INSTRUCTIONS TO FOLLOW:
The required output is the line with "nb->qz, m, r2, 0, nb->count, nb->offset, nb->idx, (const" through the final line of the entries, each one exactly as it stands.
== EXERCISE DATA ==
__global__ void k_query_cells(const double *__restrict__ q, int64_t m, sf_grid_desc g, int32_t *__restrict__ cid,
                              int32_t *__restrict__ val)
{
    int64_t i = (int64_t)blockIdx.x * blockDim.x + threadIdx.x;
    if (i >= m) return;
    int cx = sf_cell_coord(q[3 * i + 0], g.lo[0], g.inv_cell_x, g.dim[0]);
    int cy = sf_cell_coord(q[3 * i + 1], g.lo[1], g.inv_cell, g.dim[1]);
    int cz = sf_cell_coord(q[3 * i + 2], g.lo[2], g.inv_cell, g.dim[2]);
    cid[i] = (cz * g.dim[1] + cy) * g.dim[0] + cx;
    val[i] = (int32_t)i;
// ... 187 lines not shown
    }
    nb->planned = true;
    nb->main_chunks = chunks;
    nb->n_mid = 0;
    for (int c = chunks; c < 4; ++c) nb->n_mid += nb->hist[c];
    if (chunks == need) nb->n_mid = 0;
    nb->tail_limit = 255;
    nb->n_tail = nb->hist[4];
    if (nb->max_count <= nb->tail_limit) { nb->tail_limit = 0x7fffffff; nb->n_tail = 0; }
    if (nb->n_mid) SF_CHECK(select_slots(ctx, m, count_between{nb->count, 64 * chunks, 255}, nb->n_mid, &nb->mid_sel));
    if (nb->n_tail) SF_CHECK(select_longer(ctx, nb->count, m, nb->tail_limit, nb->n_tail, &nb->tail_sel));
    return SF_OK;
}

static int64_t capacity_from(const sf_cloud *c, double mean, int64_t mx)
{
    int64_t v = (int64_t)(std::max(mean * 2.25, 1.15 * (double)mx)) + 32;
    return std::min<int64_t>(((v + 31) / 32) * 32, std::max<int64_t>(((c->n + 31) / 32) * 32, 32));
}

static int sample_capacity(sf_ctx *ctx, sf_cloud *c, sf_nbrs *nb, const sf_grid_desc &g, double r2, int64_t *cap)
{
    const int64_t m = nb->m, stride = m / SF_K2_SAMPLE;
    sf_pool_guard tmp(ctx);
    int32_t *sel = nullptr, *cnt = nullptr;
    void *pin = nullptr;
    SF_CHECK(tmp.alloc(&sel, (size_t)SF_K2_SAMPLE));
    SF_CHECK(tmp.alloc(&cnt, (size_t)SF_K2_SAMPLE));
    SF_CHECK(sf_ctx_pinned(ctx, &pin));
    static_assert(SF_K2_SAMPLE * sizeof(int32_t) <= SF_PINNED_BYTES, "sample exceeds the pinned words");
    SF_LAUNCH(ctx, "k2_sample", k_iota_stride, dim3(SF_K2_SAMPLE / 256), dim3(256), sel, (int64_t)SF_K2_SAMPLE, stride);
    SF_LAUNCH(ctx, "k2_sample", (k_radius<0, true>), dim3(sf_xcd_grid(sf_div_up(SF_K2_SAMPLE, 4 * SF_K2_WPB))), dim3(64 * SF_K2_WPB), g,
              c->cell_start, c->xs, c->ys, c->zs, nb->qx, nb->qy, nb->qz, (int64_t)SF_K2_SAMPLE, r2, 0, cnt, (int64_t *)nullptr,
              (int32_t *)nullptr, (const int32_t *)sel);
    SF_HIP(hipMemcpyAsync(pin, cnt, SF_K2_SAMPLE * sizeof(int32_t), hipMemcpyDeviceToHost, ctx->stream));
    SF_HIP(hipStreamSynchronize(ctx->stream));
    const int32_t *h = (const int32_t *)pin;
    double sum = 0.0;
    int32_t mx = 0;
    for (int i = 0; i < SF_K2_SAMPLE; ++i) { sum += h[i]; mx = std::max(mx, h[i]); }
    *cap = capacity_from(c, sum / SF_K2_SAMPLE, mx);
    return SF_OK;
}

int sf_k2_count_sample(sf_ctx *ctx, sf_cloud *c, sf_nbrs *nb, double r2, int32_t *sel_dev, int32_t *cnt_dev)
{
    const sf_grid_desc g = sf_make_grid_desc(c);
    sf_launch_timer t_(ctx, "k2_sample");
    hipLaunchKernelGGL(k_iota_stride, dim3(SF_K2_SAMPLE / 256), dim3(256), 0, ctx->stream, sel_dev, (int64_t)SF_K2_SAMPLE, nb->m / SF_K2_SAMPLE);
    hipLaunchKernelGGL((k_radius<0, true>), dim3(sf_xcd_grid(sf_div_up(SF_K2_SAMPLE, 4 * SF_K2_WPB))), dim3(64 * SF_K2_WPB), 0, ctx->stream, g,
                       c->cell_start, c->xs, c->ys, c->zs, nb->qx, nb->qy, nb->qz, (int64_t)SF_K2_SAMPLE, r2, 0, cnt_dev, (int64_t *)nullptr,
                       (int32_t *)nullptr, (const int32_t *)sel_dev);
    SF_HIP(hipGetLastError());
    return SF_OK;
}

static int exact_scan_fill(sf_ctx *ctx, sf_cloud *c, sf_nbrs *nb, const sf_grid_desc &g, const dim3 &grid, const dim3 &block, double r2)
{
    const int64_t m = nb->m;
    {
        sf_pool_guard tmp(ctx);
        auto in = rocprim::make_transform_iterator(nb->count, to_i64());
        SF_CHECK(sf_rocprim(ctx, tmp, "k2_scan", true, [&](void *t, size_t &tb) {
            return rocprim::exclusive_scan(t, tb, in, nb->offset, (int64_t)0, (size_t)(m + 1), rocprim::plus<int64_t>(), ctx->stream);
        }));
    }
    SF_CHECK(sf_palloc(ctx, &nb->idx, (size_t)nb->total + 4));
    nb->cap = 0;
    if (nb->total) {
        SF_LAUNCH(ctx, "k2_radius_fill", (k_radius<1, false>), grid, block, g, c->cell_start, c->xs, c->ys, c->zs, nb->qx, nb->qy,
                  nb->qz, m, r2, 0, nb->count, nb->offset, nb->idx, (const int32_t *)nullptr);
    }
    return SF_OK;
}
===
ANSWER TO THE EXERCISE:
                  nb->qz, m, r2, 0, nb->count, nb->offset, nb->idx, (const int32_t *)nullptr);
    }
    return SF_OK;
}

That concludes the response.